(a) Scientific basis
Mutations in ribosomal protein (RP) genes, coding for components of ribosomes (the protein production factories in cells), account for ~75% of Diamond-Blackfan Anaemia (DBA), a rare inherited syndrome characterised by severe anaemia due to a failure in the bone marrow to produce red blood cells. Two important questions arising are: (i) why do mutations in the ubiquitous RP genes specifically affect red blood cells, and (ii) what are the genetic mutations in the ~25% of undiagnosed cases?
We previously showed that GATA1, a key protein controlling all genes in red cells, contacts RP genes in red cells suggesting direct control by GATA1, which may help explain the anaemia caused by RP gene mutations. Moreover, possible mutations in GATA1 contact sites in RP genes, may account for (some of) the ~25% of undiagnosed cases. We thus abolished GATA1 contacts in two RP genes in red cells resulting in their downregulation. We also teamed up with the diagnostic lab at King’s College Hospital and the UK and French DBA Registries, to design and test a new diagnostic panel that includes all GATA1 contact sites in RP genes. In this PhD, the student will (i) characterise fully the cells with abolished GATA1 contacts in the two RP genes and (ii) analyse undiagnosed DBA samples using the new diagnostic panel.
(b) Techniques and skills:
– Cell culture, flow cytometry, molecular and cellular methods
– Polysome profiling by ultra-high performance liquid chromatography (uHPLC)
– Analysis of polysome-associated mRNAs (translatome) and RNA expression profiling by next generation sequencing (NGS)
– Proteomics by mass spectrometry
– Analysis of NGS and mass spectrometry data (bioinformatics)
– Electrophoretic mobility shift assays (EMSAs), CUT&RUN
– Gene editing by CRISPR/Cas9
(c) Overarching aims:
(i) detailed cellular, molecular and proteomic characterisation of cells with abolished GATA1 contacts in two RP genes (namely, RPS19 and RPL11);
(ii) screening of undiagnosed DBA samples for mutations in GATA1 contacts with RP genes, using a novel diagnostic panel;
(iii) Validation of prioritised mutations from (iii) using gene editing in an erythroid cell line.
(d) Objectives per year:
Year 1: Familiarisation with methods required for aim (i). Polysome profiling.
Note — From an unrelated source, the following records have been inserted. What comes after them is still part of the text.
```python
class _Cell(nn.Module):
    def forward(self, s, pre=None, s_mask=None, pre_mask=None, rel_embed=None):
        for node in self.dag:
            outs = [op(s, pre, s_mask, pre_mask, rel_embed) for op in node]
            s = outs[0]
            for o in outs[1:]:
# ... 281 lines not shown
            bb = ops.linear(bbox_feat, self.bboxfeat_linear.weight, self.bboxfeat_linear.bias)
            frcn_feat = torch.cat((frcn_feat, bb), dim=-1)
        if LAZY_REL:
            if hasattr(self, 'linear_x_rel'):
                x_rel_embed = RelHandle(x_rel_embed, self.linear_x_rel.weight, self.linear_x_rel.bias)
            y_rel_embed = RelHandle(y_rel_embed, self.linear_y_rel.weight, self.linear_y_rel.bias)
        else:
            if hasattr(self, 'linear_x_rel'):
                x_rel_embed = ops.linear(x_rel_embed, self.linear_x_rel.weight, self.linear_x_rel.bias, relu=True)
            y_rel_embed = ops.linear(y_rel_embed, self.linear_y_rel.weight, self.linear_y_rel.bias, relu=True)
        rg = getattr(y_mask, '_mmnas_ragged', None)
        packed = None
        native_head = self.TASK != 'vgd' and ops.chain_enabled() and frcn_feat.is_cuda
        xrg = lp.ragged if lp is not None else None
        sinks = native_head and ops._sinked((self.attflat_x.mlp.fc.linear.weight,))
        if rg is not None and sinks:
            y_pk = ops.linear(ops.pack_rows_fn(frcn_feat, rg), self.imgfeat_linear.weight, self.imgfeat_linear.bias)
            if xrg is not None:
                packed = self.backnone.chain_packed(ops.pack_rows_fn(x_in, xrg), y_pk, x_mask, y_mask, x_rel_embed, y_rel_embed, xrg)
            if packed is None:
                xrg = None
                packed = self.backnone.chain_packed(x_in, y_pk, x_mask, y_mask, x_rel_embed, y_rel_embed)
        elif xrg is not None and sinks:
            y_in = ops.linear(frcn_feat, self.imgfeat_linear.weight, self.imgfeat_linear.bias)
            packed = self.backnone.chain_packed_x(ops.pack_rows_fn(x_in, xrg), y_in, x_mask, y_mask, x_rel_embed, y_rel_embed, xrg)
            if packed is None:
                xrg = None
        else:
            xrg = None
        if packed is not None:
            x_out, y_out = packed
            hd, hp = ops.head_record(self.attflat_x, self.attflat_y, self.proj_norm, self.proj, self.training)
            if hd is not None:
                if xrg is not None:
                    out = ops.HeadFn.apply(x_out, y_out, x_mask, y_mask, hd, hp, rg, xrg)
                else:
                    out = ops.HeadFn.apply(x_out, y_out, x_mask, y_mask, hd, hp, rg)
                return torch.sigmoid(out.squeeze(-1)) if self.TASK == 'itm' else out
            if rg is not None:
                y_out = ops.unpack_rows_fn(y_out, rg, frcn_feat.shape[0], frcn_feat.shape[1])
            if xrg is not None:
                x_out = ops.unpack_rows_fn(x_out, xrg, x_mask.shape[0], x_mask.shape[-1])
        else:
            y_in = ops.linear(frcn_feat, self.imgfeat_linear.weight, self.imgfeat_linear.bias)
            x_out, y_out = self.backnone(x_in, y_in, x_mask, y_mask, x_rel_embed, y_rel_embed)
            if native_head and x_out.is_cuda:
                hd, hp = ops.head_record(self.attflat_x, self.attflat_y, self.proj_norm, self.proj, self.training)
                if hd is not None:
                    out = ops.HeadFn.apply(x_out, y_out, x_mask, y_mask, hd, hp)
                    return torch.sigmoid(out.squeeze(-1)) if self.TASK == 'itm' else out
        x_out = self.attflat_x(x_out, x_mask)
        if self.TASK == 'vgd':
            y_out = ops.linear(y_out, self.attfc_y.weight, self.attfc_y.bias)
            if ops.vgd_head_enabled() and y_out.is_cuda:
                return ops.grounding_head(y_out, x_out, self.proj_norm.a_2, self.proj_norm.b_2, self.proj_norm.eps,
                                          self.proj_scores.weight, self.proj_scores.bias, self.proj_reg.weight,
                                          self.proj_reg.bias, log_softmax=C.SCORES_LOSS == 'kld')
            xy = self.proj_norm(x_out.unsqueeze(1) + y_out)
            scores = ops.linear(xy, self.proj_scores.weight, self.proj_scores.bias).squeeze(-1)
            if C.SCORES_LOSS == 'kld':
                scores = F.log_softmax(scores, dim=-1)
            return scores, ops.linear(xy, self.proj_reg.weight, self.proj_reg.bias)
        y_out = self.attflat_y(y_out, y_mask)
        xy = self.proj_norm(x_out + y_out)
        out = ops.linear(xy, self.proj.weight, self.proj.bias)
        if self.TASK == 'itm':
            return torch.sigmoid(out.squeeze(-1))
# ... 206 lines not shown
```

mmnas_amd/ops.py:

```python
import ctypes as C
import math
import os
import threading
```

Year 2: Translatome, RNA expression profiling, proteomics; data analysis. Analysis by EMSAs/CUT&RUN of potential mutations from the diagnostic assay.
Year 3: Data analysis completion; first manuscript drafting. Gene editing of prioritised mutations from the diagnostic panel.
Year 4: Analysis of gene-edited cells; thesis writing; second manuscript drafting.
(e) Summary of a potential 3-month rotation project:
The student will culture RPS19 and RPL11 gene-edited cells and will check expression of the two genes at the RNA and protein levels. Will also prepare samples for polysome profiling.